● The data
EXPORTS = [
    "tmg_conv_pack", "tmg_conv_pack_map", "tmg_conv_fwd", "tmg_conv_fwd_add", "tmg_affine_bwd_scaled", "tmg_c1_fwd_add", "tmg_conv_wgrad", "tmg_conv_wgrad_ws_floats", "tmg_conv_rep_border_fix", "tmg_conv_dgrad_direct",
    "tmg_affine_apply", "tmg_affine_apply_pass", "tmg_bn_finalize", "tmg_affine_bwd", "tmg_lstm_pointwise_fwd", "tmg_lstm_pointwise_bwd", "tmg_gauss_fwd",
    "tmg_gauss_bwd", "tmg_checker", "tmg_upsample_fwd", "tmg_upsample_bwd", "tmg_chan_reduce", "tmg_bn_bwd_apply",
    "tmg_phys_fwd", "tmg_phys_rms", "tmg_phys_bwd", "tmg_conv_wgrad_grouped", "tmg_conv_wgrad_grouped_ws_floats", "tmg_conv_pack_batched", "tmg_masked_add", "tmg_c1x2_fwd", "tmg_c1_fwd", "tmg_c1_bwd", "tmg_dense2_bwd", "tmg_dkappa", "tmg_prof_enable", "tmg_prof_collect", "tmg_mix_f16", "tmg_phys_bwd_dev", "tmg_coupling_fwd", "tmg_coupling_bwd",
    "tmg_conv_wino_pack", "tmg_conv_wino_fwd", "tmg_conv_wino_narrow", "tmg_conv_wino_wgrad", "tmg_conv_wino_wgrad_ws_floats", "tmg_mix_f32", "tmg_lu_fold_fwd", "tmg_lu_fold_bwd", "tmg_lu_fold_bwd_split", "tmg_level_finish", "tmg_conv_wgrad_thin_grouped", "tmg_mix_wgrad_grouped", "tmg_layer_planes", "tmg_conv_wino_wgrad_grouped", "tmg_conv_wino_wgrad_grouped_ws_floats", "tmg_adam_step", "tmg_chan_moments", "tmg_bn_finalize64", "tmg_mix_f32_affine_fwd", "tmg_mix_f32_affine_bwd", "tmg_conv_pack_many", "tmg_pad_halves", "tmg_coupling_fwd_halves", "tmg_coupling_bwd_halves", "tmg_fill_i64", "tmg_conv_wino_pack3", "tmg_conv_wino_fwd3", "tmg_mat_inverse", "tmg_gauss_sample", "tmg_reverse_loss_fwd", "tmg_reverse_loss_bwd", "tmg_sum_terms", "tmg_vec_sum", "tmg_level_pack", "tmg_spread2", "tmg_phys_fields", "tmg_phys_fields_bwd",
    "tmg_gauss_sample_keyed", "tmg_ens_accum", "tmg_ens_time_finalize", "tmg_ens_turb_accum", "tmg_ens_turb_finalize",
    "tmg_spec_rows", "tmg_spec_cols", "tmg_spec_accum", "tmg_spec_finalize",
    "tmg_ens_score_store", "tmg_ens_score_step",
]
PLAN_EXPORTS = ["tmg_conv_fwd_plan", "tmg_conv_wgrad_plan", "tmg_conv_rep_border_plan", "tmg_conv_wino_fwd_plan", "tmg_conv_wino_fwd3_plan",
                "tmg_conv_wino_narrow_plan", "tmg_conv_wino_wgrad_plan", "tmg_c1x2_fwd_plan", "tmg_c1_fwd_plan",
                "tmg_conv_wgrad_thin_grouped_plan", "tmg_mix_wgrad_grouped_plan"]
TSPEC_EXPORTS = ["tmg_tspec_store", "tmg_tspec_block", "tmg_tspec_finalize"]
QUANT_EXPORTS = ["tmg_ens_quant_step"]
GRAM_EXPORTS = ["tmg_ens_gram_plan", "tmg_ens_gram_step", "tmg_ens_gram_traj"]
SFUN_EXPORTS = ["tmg_ens_sfun_plan", "tmg_ens_sfun_step"]
EVENT_EXPORTS = ["tmg_ens_event_plan", "tmg_ens_event_count", "tmg_ens_event_step"]
PDF_EXPORTS = ["tmg_ens_pdf_plan", "tmg_ens_pdf_count"]
POD_EXPORTS = ["tmg_ens_pod_plan", "tmg_ens_pod_project"]
PHASE_EXPORTS = ["tmg_ens_phase_plan", "tmg_ens_phase_label", "tmg_ens_phase_accum"]
SPOD_EXPORTS = ["tmg_ens_spod_plan", "tmg_ens_spod_csd", "tmg_ens_spod_modes"]
LAYOUT_EXPORTS = ["tmg_layer_unplanes"]
BUDGET_EXPORTS = ["tmg_ens_budget_plan", "tmg_ens_budget_accum", "tmg_ens_budget_terms"]
CORR_EXPORTS = ["tmg_ens_corr_plan", "tmg_ens_corr_probe", "tmg_ens_corr_accum", "tmg_ens_corr_finalize"]
FLUX_EXPORTS = ["tmg_ens_flux_plan", "tmg_ens_flux_accum", "tmg_ens_flux_terms"]
LAGR_EXPORTS = ["tmg_ens_lagr_plan", "tmg_ens_lagr_advect", "tmg_ens_lagr_store", "tmg_ens_lagr_finalize"]
VORTEX_EXPORTS = ["tmg_ens_vortex_plan", "tmg_ens_vortex_classify", "tmg_ens_vortex_label", "tmg_ens_vortex_census"]
FRANK_EXPORTS = ["tmg_ens_frank_plan", "tmg_ens_frank_step"]
XSPEC_EXPORTS = ["tmg_ens_xspec_plan", "tmg_ens_xspec_prep", "tmg_ens_xspec_cols", "tmg_ens_xspec_accum"]
_P64 = ctypes.POINTER(ctypes.c_int64)
FLUX_ARGTYPES = {
    "tmg_ens_flux_plan": [_P64, _P64, _P64],
    "tmg_ens_flux_accum": [ctypes.c_void_p, _P64, ctypes.c_void_p, ctypes.c_void_p, ctypes.c_void_p, _P64, _P64, ctypes.c_void_p],
    "tmg_ens_flux_terms": [ctypes.c_void_p, ctypes.c_void_p, ctypes.POINTER(ctypes.c_void_p), ctypes.c_void_p, _P64, _P64, ctypes.c_void_p],
}
FRANK_ARGTYPES = {
    "tmg_ens_frank_plan": [_P64, _P64],
    "tmg_ens_frank_step": [ctypes.c_void_p, ctypes.c_void_p, ctypes.c_int64, ctypes.c_void_p, ctypes.c_void_p, ctypes.c_void_p, _P64,
                           ctypes.c_void_p],
}
XSPEC_ARGTYPES = {
    "tmg_ens_xspec_plan": [_P64, _P64],
    "tmg_ens_xspec_prep": [ctypes.c_void_p, _P64, ctypes.c_void_p, ctypes.c_void_p, ctypes.c_void_p, ctypes.c_void_p, ctypes.c_void_p,
                           ctypes.c_void_p, _P64, ctypes.c_void_p],
    "tmg_ens_xspec_cols": [ctypes.c_void_p, ctypes.c_void_p, ctypes.c_void_p, ctypes.c_void_p, ctypes.c_void_p, ctypes.c_void_p, _P64,
                           ctypes.POINTER(ctypes.c_float), ctypes.c_void_p],
    "tmg_ens_xspec_accum": [ctypes.c_void_p] * 10 + [_P64, ctypes.c_void_p],
}
RET_I64 = ("tmg_conv_wgrad_ws_floats", "tmg_conv_wgrad_grouped_ws_floats", "tmg_conv_wino_wgrad_ws_floats",
           "tmg_conv_wino_wgrad_grouped_ws_floats")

● Task requirements
Write out all the records above one more time, exactly.

● Solution to this exercise
EXPORTS = [
    "tmg_conv_pack", "tmg_conv_pack_map", "tmg_conv_fwd", "tmg_conv_fwd_add", "tmg_affine_bwd_scaled", "tmg_c1_fwd_add", "tmg_conv_wgrad", "tmg_conv_wgrad_ws_floats", "tmg_conv_rep_border_fix", "tmg_conv_dgrad_direct",
    "tmg_affine_apply", "tmg_affine_apply_pass", "tmg_bn_finalize", "tmg_affine_bwd", "tmg_lstm_pointwise_fwd", "tmg_lstm_pointwise_bwd", "tmg_gauss_fwd",
    "tmg_gauss_bwd", "tmg_checker", "tmg_upsample_fwd", "tmg_upsample_bwd", "tmg_chan_reduce", "tmg_bn_bwd_apply",
    "tmg_phys_fwd", "tmg_phys_rms", "tmg_phys_bwd", "tmg_conv_wgrad_grouped", "tmg_conv_wgrad_grouped_ws_floats", "tmg_conv_pack_batched", "tmg_masked_add", "tmg_c1x2_fwd", "tmg_c1_fwd", "tmg_c1_bwd", "tmg_dense2_bwd", "tmg_dkappa", "tmg_prof_enable", "tmg_prof_collect", "tmg_mix_f16", "tmg_phys_bwd_dev", "tmg_coupling_fwd", "tmg_coupling_bwd",
    "tmg_conv_wino_pack", "tmg_conv_wino_fwd", "tmg_conv_wino_narrow", "tmg_conv_wino_wgrad", "tmg_conv_wino_wgrad_ws_floats", "tmg_mix_f32", "tmg_lu_fold_fwd", "tmg_lu_fold_bwd", "tmg_lu_fold_bwd_split", "tmg_level_finish", "tmg_conv_wgrad_thin_grouped", "tmg_mix_wgrad_grouped", "tmg_layer_planes", "tmg_conv_wino_wgrad_grouped", "tmg_conv_wino_wgrad_grouped_ws_floats", "tmg_adam_step", "tmg_chan_moments", "tmg_bn_finalize64", "tmg_mix_f32_affine_fwd", "tmg_mix_f32_affine_bwd", "tmg_conv_pack_many", "tmg_pad_halves", "tmg_coupling_fwd_halves", "tmg_coupling_bwd_halves", "tmg_fill_i64", "tmg_conv_wino_pack3", "tmg_conv_wino_fwd3", "tmg_mat_inverse", "tmg_gauss_sample", "tmg_reverse_loss_fwd", "tmg_reverse_loss_bwd", "tmg_sum_terms", "tmg_vec_sum", "tmg_level_pack", "tmg_spread2", "tmg_phys_fields", "tmg_phys_fields_bwd",
    "tmg_gauss_sample_keyed", "tmg_ens_accum", "tmg_ens_time_finalize", "tmg_ens_turb_accum", "tmg_ens_turb_finalize",
    "tmg_spec_rows", "tmg_spec_cols", "tmg_spec_accum", "tmg_spec_finalize",
    "tmg_ens_score_store", "tmg_ens_score_step",
]
PLAN_EXPORTS = ["tmg_conv_fwd_plan", "tmg_conv_wgrad_plan", "tmg_conv_rep_border_plan", "tmg_conv_wino_fwd_plan", "tmg_conv_wino_fwd3_plan",
                "tmg_conv_wino_narrow_plan", "tmg_conv_wino_wgrad_plan", "tmg_c1x2_fwd_plan", "tmg_c1_fwd_plan",
                "tmg_conv_wgrad_thin_grouped_plan", "tmg_mix_wgrad_grouped_plan"]
TSPEC_EXPORTS = ["tmg_tspec_store", "tmg_tspec_block", "tmg_tspec_finalize"]
QUANT_EXPORTS = ["tmg_ens_quant_step"]
GRAM_EXPORTS = ["tmg_ens_gram_plan", "tmg_ens_gram_step", "tmg_ens_gram_traj"]
SFUN_EXPORTS = ["tmg_ens_sfun_plan", "tmg_ens_sfun_step"]
EVENT_EXPORTS = ["tmg_ens_event_plan", "tmg_ens_event_count", "tmg_ens_event_step"]
PDF_EXPORTS = ["tmg_ens_pdf_plan", "tmg_ens_pdf_count"]
POD_EXPORTS = ["tmg_ens_pod_plan", "tmg_ens_pod_project"]
PHASE_EXPORTS = ["tmg_ens_phase_plan", "tmg_ens_phase_label", "tmg_ens_phase_accum"]
SPOD_EXPORTS = ["tmg_ens_spod_plan", "tmg_ens_spod_csd", "tmg_ens_spod_modes"]
LAYOUT_EXPORTS = ["tmg_layer_unplanes"]
BUDGET_EXPORTS = ["tmg_ens_budget_plan", "tmg_ens_budget_accum", "tmg_ens_budget_terms"]
CORR_EXPORTS = ["tmg_ens_corr_plan", "tmg_ens_corr_probe", "tmg_ens_corr_accum", "tmg_ens_corr_finalize"]
FLUX_EXPORTS = ["tmg_ens_flux_plan", "tmg_ens_flux_accum", "tmg_ens_flux_terms"]
LAGR_EXPORTS = ["tmg_ens_lagr_plan", "tmg_ens_lagr_advect", "tmg_ens_lagr_store", "tmg_ens_lagr_finalize"]
VORTEX_EXPORTS = ["tmg_ens_vortex_plan", "tmg_ens_vortex_classify", "tmg_ens_vortex_label", "tmg_ens_vortex_census"]
FRANK_EXPORTS = ["tmg_ens_frank_plan", "tmg_ens_frank_step"]
XSPEC_EXPORTS = ["tmg_ens_xspec_plan", "tmg_ens_xspec_prep", "tmg_ens_xspec_cols", "tmg_ens_xspec_accum"]
_P64 = ctypes.POINTER(ctypes.c_int64)
FLUX_ARGTYPES = {
    "tmg_ens_flux_plan": [_P64, _P64, _P64],
    "tmg_ens_flux_accum": [ctypes.c_void_p, _P64, ctypes.c_void_p, ctypes.c_void_p, ctypes.c_void_p, _P64, _P64, ctypes.c_void_p],
    "tmg_ens_flux_terms": [ctypes.c_void_p, ctypes.c_void_p, ctypes.POINTER(ctypes.c_void_p), ctypes.c_void_p, _P64, _P64, ctypes.c_void_p],
}
FRANK_ARGTYPES = {
    "tmg_ens_frank_plan": [_P64, _P64],
    "tmg_ens_frank_step": [ctypes.c_void_p, ctypes.c_void_p, ctypes.c_int64, ctypes.c_void_p, ctypes.c_void_p, ctypes.c_void_p, _P64,
                           ctypes.c_void_p],
}
XSPEC_ARGTYPES = {
    "tmg_ens_xspec_plan": [_P64, _P64],
    "tmg_ens_xspec_prep": [ctypes.c_void_p, _P64, ctypes.c_void_p, ctypes.c_void_p, ctypes.c_void_p, ctypes.c_void_p, ctypes.c_void_p,
                           ctypes.c_void_p, _P64, ctypes.c_void_p],
    "tmg_ens_xspec_cols": [ctypes.c_void_p, ctypes.c_void_p, ctypes.c_void_p, ctypes.c_void_p, ctypes.c_void_p, ctypes.c_void_p, _P64,
                           ctypes.POINTER(ctypes.c_float), ctypes.c_void_p],
    "tmg_ens_xspec_accum": [ctypes.c_void_p] * 10 + [_P64, ctypes.c_void_p],
}
RET_I64 = ("tmg_conv_wgrad_ws_floats", "tmg_conv_wgrad_grouped_ws_floats", "tmg_conv_wino_wgrad_ws_floats",
           "tmg_conv_wino_wgrad_grouped_ws_floats")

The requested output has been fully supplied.